Match the character “[” literally «\[»
Match the character “/” literally «/»
Match the same text that was most recently matched by capturing group number 1 (case sensitive; fail if the group did not participate in the match so far) «\g{1}»
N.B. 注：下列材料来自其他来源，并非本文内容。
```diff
diff --git a/druggen_amd/options.py b/druggen_amd/options.py
--- a/druggen_amd/options.py
+++ b/druggen_amd/options.py
@@ -13,6 +13,7 @@
     "low_memory_share": ("auto", "on", "off"),
     "ln_bwd_epilogue": (True, False),
     "ln_bwd_prologue": (True, False),
+    "attn_block_seq": (True, False),
     "ffn_pair": (True, False),
     "penalty_wgrad": ("joined", "engine"),
     "embed_bf16": ("fast", "general"),
diff --git a/include/druggen_hip.h b/include/druggen_hip.h
--- a/include/druggen_hip.h
+++ b/include/druggen_hip.h
@@ -175,6 +175,42 @@
                             dg_stream_t stream);
 int dg_edge_ffn_ln_bwd_pair(const dg_ffn_bwd_args* node, const dg_ffn_bwd_args* edge, int C, int H, int dtype,
                             dg_stream_t stream);
+
+#define DG_ATTN_BLOCK_NEED_EDGE    1u
+#define DG_ATTN_BLOCK_WGRAD        2u
+#define DG_ATTN_BLOCK_AFFINE       4u
+#define DG_ATTN_BLOCK_INPUTS_ONLY  8u
+#define DG_ATTN_BLOCK_REDUCE_BATCH 16u
+#define DG_ATTN_BLOCK_BWD1_FUSED   32u
+#define DG_ATTN_BLOCK_LN4_IN_GEMM  64u
+typedef struct dg_attn_block_fwd_args {
+    const float* x1; const float* y;
+    const void* wqkv_packed; const float* bq; const float* bk; const float* bv;
+    const void* we_packed; const float* be; const void* woe_packed; const float* boe;
+    const void* won_packed; const float* bon;
+    const float* g3; const float* b3; const float* g4; const float* b4;
+    float* q; float* k; float* v; float* o; float* e; float* s;
+    float* x2; float* mean3; float* rstd3; float* pre3;
+    float* y2; float* mean4; float* rstd4; float* pre4;
+    int B; int N; int C; float alpha; float eps3; float eps4; unsigned flags;
+} dg_attn_block_fwd_args;
+typedef struct dg_attn_block_bwd_args {
+    const float* x1; const float* y; const float* q; const float* k; const float* v; const float* e; const float* s;
+    const float* o; const float* mean3; const float* rstd3; const float* pre3; const float* mean4; const float* rstd4;
+    const float* pre4; const float* g3; const float* g4;
+    const void* won_dgrad_packed; const void* woe_dgrad_packed; const void* we_dgrad_packed; const void* wqkv_dgrad_packed;
+    const float* dx2; const float* dy2;
+    const float* ppre; const float* pmean; const float* prstd; const float* pgamma;
+    float* dz3; float* d_o; float* dz4; float* ds; float* de; float* dq; float* dk; float* dv;
+    float* dx1; float* dy; float* dzp; float* dgp; float* dbp;
+    float* dg3; float* db3; float* dg4; float* db4;
+    float* dwqkv; float* dbqkv; float* dwe; float* dbe; float* dwon; float* dbon; float* dwoe; float* dboe;
+    void* workspace; size_t workspace_bytes;
+    int B; int N; int C; float alpha; unsigned flags;
+} dg_attn_block_bwd_args;
+size_t dg_attn_block_workspace_bytes(int B, int N, int C, unsigned flags);
+int dg_attn_block_fwd(const dg_attn_block_fwd_args* args, dg_stream_t stream);
+int dg_attn_block_bwd(const dg_attn_block_bwd_args* args, dg_stream_t stream);
 
 int64_t dg_ffn_bf16_padded_rows(int64_t R);
 size_t dg_ffn_bf16_packed_bytes(void);
```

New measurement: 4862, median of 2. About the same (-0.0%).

Match the character “]” literally «\]»
您可以使用
explode
采用这种方法(通过多次分割输入字符串)来隔离相关数据:line-id 和 line-text:
$text = "[line1]this is some test text[/line1][line2]This is line 2 text[/line2][line3]This is line 3 text[/line3]";
$text = explode( '][line', ']'.$text.'[line');
// you'll get a spurious item at index 0 and at the end, they'll be skipped
$n = count( $text );
$output = array();
for( $i = 1; $i < $n - 1; $i++ )
{
$line = explode( ']', $text[ $i] );
$id = 'line' . $line[ 0 ];
$line = explode( '[', $line[ 1 ] );
$value = $line[ 0 ];
$output[ $id ] = $value;
}
var_export( $output );
echo "\n";
你得到:
array (
'line1' => 'this is some test text',
'line2' => 'This is line 2 text',
'line3' => 'This is line 3 text',
)
注:
可以容忍并妥善处理空“线”
line
文本内的方形刹车会破坏代码并搞砸一切。
输入格式必须严格按照表格格式
[line
n]
文字[/line
n]
....
如果您有进一步的要求,可以调整代码。
我认为这可能是一个很好的起点。
注意(再次):
这是一个可行的解决方案(考虑到上面提到的限制)。
另一种方法是使用正则表达式,并
preg_match_all()
使用捕获组来检索行 ID 和行文本。